I'm married now, to a loving man. He is an auto mechanic.
Before we got married, some issues came up. I told my therapist, how scared I was that my happiness would end, if I told my husband what happened. I'd been experiencing pain during sexual intercourse, and my Gynecologist suggested that it was from the repeated rape. My issue was that whenever my husband and I were intimate, I'd see my ex boyfriend slap me saying, "Take it bitch and shut up. Be quiet!" So I'd have extreme pain during the intimacy. I tried to keep the secret from him, but each time, the pain got worse.
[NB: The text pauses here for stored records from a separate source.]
class GemmDesc(C.Structure):
    _fields_ = [("A", c_void_p), ("B", c_void_p), ("C", c_void_p),
                ("M", c_int), ("N", c_int), ("K", c_int),
                ("lda", c_int64), ("ldb", c_int64), ("ldc", c_int64),
                ("batch", c_int), ("batch_inner", c_int),
                ("sA0", c_int64), ("sA1", c_int64), ("sB0", c_int64), ("sB1", c_int64),
                ("sC0", c_int64), ("sC1", c_int64),
                ("alpha", c_float), ("act", c_int), ("out", c_int),
                ("bias", c_void_p), ("rowadd", c_void_p), ("rowadd_period", c_int),
                ("ld_rowadd", c_int64), ("resid", c_void_p), ("ld_resid", c_int64),
                ("aux", c_void_p), ("aux2", c_void_p), ("ld_aux", c_int64),
                ("aux_in", c_void_p), ("aux_in2", c_void_p), ("ld_aux_in", c_int64),
                ("amap", RowMap), ("cmap", RowMap), ("resid16", c_void_p), ("ld_resid16", c_int64),
                ("bf16_linear", c_int), ("tail_ws", c_void_p), ("B_kt", c_void_p),
                ("A_kt", c_int), ("C_kt", c_int), ("aux_kt", c_int), ("aux_in_kt", c_int)]


class FlashDesc(C.Structure):
    _fields_ = [("Q", c_void_p), ("K", c_void_p), ("V", c_void_p), ("O", c_void_p), ("lse", c_void_p),
                ("rows", c_int), ("nkeys", c_int), ("head_dim", c_int),
                ("ldq", c_int64), ("ldk", c_int64), ("ldo", c_int64),
                ("batch", c_int), ("batch_inner", c_int), ("zdiv", c_int),
                ("sQ0", c_int64), ("sQ1", c_int64), ("sK0", c_int64), ("sK1", c_int64),
                ("sO0", c_int64), ("sO1", c_int64), ("qmap", RowMap), ("omap", RowMap),
                ("qdiv", c_int), ("causal", c_int), ("window", c_int), ("key_valid", c_void_p),
                ("scale", c_float)]


class FlashBwdDesc(C.Structure):
    _fields_ = [("Q", c_void_p), ("K", c_void_p), ("V", c_void_p), ("O", c_void_p), ("dO", c_void_p),
                ("lse", c_void_p), ("delta", c_void_p), ("dQ", c_void_p), ("dK", c_void_p), ("dV", c_void_p),
                ("rows", c_int), ("nkeys", c_int), ("head_dim", c_int),
                ("batch", c_int), ("batch_inner", c_int), ("zdiv", c_int),
                ("ldo", c_int64), ("sO0", c_int64), ("sO1", c_int64), ("omap", RowMap),
                ("qdiv", c_int), ("causal", c_int), ("window", c_int), ("key_valid", c_void_p),
                ("scale", c_float), ("workspace", c_void_p), ("workspace_bytes", c_int64)]


class SiglipConfigC(C.Structure):
    _fields_ = [("image_size", c_int), ("patch_size", c_int), ("channels", c_int), ("hidden", c_int),
                ("heads", c_int), ("intermediate", c_int), ("layers", c_int), ("eps", c_float)]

He found out though, one morning when I fixed us coffee. "Wups? Not enough sugar sweetheart", was all he said. "You can't even make a lousy cup of coffee bitch", I heard the voice of Jimmy, my ex boyfriend say. I stood there, shaking. "It's ok sweetheart. It's alright." I threw the coffee across the kitchen, ran into the bedroom and hid in the closet. It took him over a half an hour, to get me outa the closet and get me outa the flashback. "I'm sorry", I kept yelling. "Please don't hit me. Don't hurt me please. I'm sorry." I knew it was time to finally let him know the secret I'd been carrying for a year. I felt like a weight was lifted.
Domestic violence does not only happen to Women, it can happen to guys as well.